The K-MAX’s performance laid the groundwork for unmanned tactical airlift to become a reality in today’s warfare. With this operational implementation, a capability gap exists regarding how to best apply these CUAV assets in a combat environment. This research sought to fill this gap by informing the development of tactics, techniques, and procedures for optimal utilization of CUAV resources for commanders in the field. Proper utilization of CUAVs will prolong the lifespan of the CUAV and increase its utility. By providing procedures for sustaining units via CUAV, we provide decision makers with a potentially lifesaving tool. Although no combat environment will perfectly match the computational example provided in this paper, decision makers can create their own threat maps and inputs to gain an understanding of a near-optimal policy for deployment of their CUAV resources. Even if the policy is not followed exactly, it will provide a framework for understanding how the CUAVs should be deployed and their expected lifespan, allowing these commanders to better utilize their tactical airlift capabilities.
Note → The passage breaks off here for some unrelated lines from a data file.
struct ConvParams {
  const a16_t* in0;
  const a16_t* in1;
  const a16_t* wpk;
  const float* bias;
  const a16_t* res;
  void* out;
  int B, H, W;
  int IHs, IWs;
  int OH, OW;
  int Cin0, Cin1, CinTot;
  int p0, o0, p1, o1;
  int Cout, opitch, ooff, rpitch, roff;
  int upsample, act, out_mode;
  long long plane_pitch;
  int tiles_x, tiles_y, co_tiles, n_blocks, n_stages;
  int fast_epilogue;
  unsigned in0_bytes, in1_bytes;
  unsigned res_bytes;
  float* gn_part;
  int gn_nparts;
  const a16_t* res_lo;
  a16_t* out_lo;
  int groups, g_in_step, g_out_step, g_bias_step;
  long long g_w_elems;
  int k_wrap;
  const float* gn_coef;
  int gn_swish;
};

enum { EPI_FAST = 0,
       EPI_PLANAR = 1,
       EPI_GENERAL = 2 };
__host__ inline int conv_pick_epilogue(const ConvParams& p, bool planar_kernel) {
  const bool expk = p.act == GLARE_ACT_SIGMOID || p.act == GLARE_ACT_SWISH;
  if (p.out_mode == GLARE_OUT_NHWC_BF16 && p.fast_epilogue && !(p.res == nullptr && expk)) return EPI_FAST;
  if (planar_kernel && p.out_mode == GLARE_OUT_PLANAR_F32 && !p.res && !expk) return EPI_PLANAR;
  return EPI_GENERAL;
}

int glare_conv_launch_k3s1(const ConvParams& p, int tn, bool hilo, hipStream_t stream);
int glare_conv_launch_k3s1_planar(const ConvParams& p, int tn, hipStream_t stream);
int glare_conv_launch_k3s1_general(const ConvParams& p, int tn, hipStream_t stream);
int glare_conv_launch_k3s2(const ConvParams& p, int tn, bool hilo, hipStream_t stream);
int glare_conv_launch_k3s2_general(const ConvParams& p, int tn, hipStream_t stream);
int glare_conv_launch_k1(const ConvParams& p, int tn, bool hilo, hipStream_t stream);
int glare_conv_launch_k1_general(const ConvParams& p, int tn, hipStream_t stream);
int glare_conv_launch_k2(const ConvParams& p, int tn, hipStream_t stream);

namespace {

constexpr int TW = 32;



template <int KS, int STRIDE, int TH>
struct TileGeom {
  static constexpr int IH = (TH - 1) * STRIDE + KS;
  static constexpr int IW = (TW - 1) * STRIDE + KS;
  static constexpr int NPOS = IH * IW;
  static constexpr int PAD = (KS == 3 && STRIDE == 1) ? 1 : 0;
};

template <int N, typename F>
__device__ __forceinline__ void static_for(F&& f) {
  if constexpr (N > 0) {
    static_for<N - 1>(f);
    f(std::integral_constant<int, N - 1>{});
  }
}



__device__ __forceinline__ int fresh_lane_id() {
  int l;
  asm volatile("v_mbcnt_lo_u32_b32 %0, -1, 0\n\tv_mbcnt_hi_u32_b32 %0, -1, %0" : "=v"(l));
  return l;
}

__device__ __forceinline__ void gn_prologue_piece(u32x4* slot, const float* cf, int swish) {
  __builtin_amdgcn_sched_barrier(0);
  u32x4 v = *slot;
#pragma unroll
  for (int e = 0; e < 4; ++e) {
    const f32x4 q = *reinterpret_cast<const f32x4*>(cf + 4 * e);
    float lo = alo(v[e]) * q[0] + q[1];
    float hi = ahi(v[e]) * q[2] + q[3];
    if (swish) { lo = swishf_(lo); hi = swishf_(hi); }
    v[e] = pack_a2(lo, hi);
    __builtin_amdgcn_sched_barrier(0);
  }
  *slot = v;
  __builtin_amdgcn_sched_barrier(0);
}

The ADP algorithm developed to solve the MILIRP with direct delivery provides a policy for the allocation of CUAV assets to resupply a battalion-sized Army unit. The ADP policy was shown to be successful in outperforming the benchmark policy for categorical levels of selected problem features. Experimentation on algorithmic features allowed for the conclusion that the ADP policy improves when high numbers of inner loops are utilized with instrumental variables and smoothing. In terms of problem features, the ADP policy’s performance decreases when a large number of COPs is involved, but the ADP approach is robust to changes in other problem features. Specific combinations of inputs resulted in up to 71% of supplies being delivered via air line of communication over a 1-month horizon, 65% over a 2-month horizon, and 57% over a 3-month horizon.

There are several areas for future research on the MILIRP. In terms of formulating the problem, the addition of supply classes would increase the granularity of the problem and more accurately represent the Army’s real-world resupply procedures. Additional insight can be gained by modeling demand differently. In lieu of a deterministic consumption rate of supply at each combat outpost, further study is warranted with demands of a stochastic nature. Finally, we explore only a single ADP algorithm for determining a resupply policy; exploration of alternative ADP algorithms may yield results that scale better than the results gained from the API LSTD algorithm implemented herein.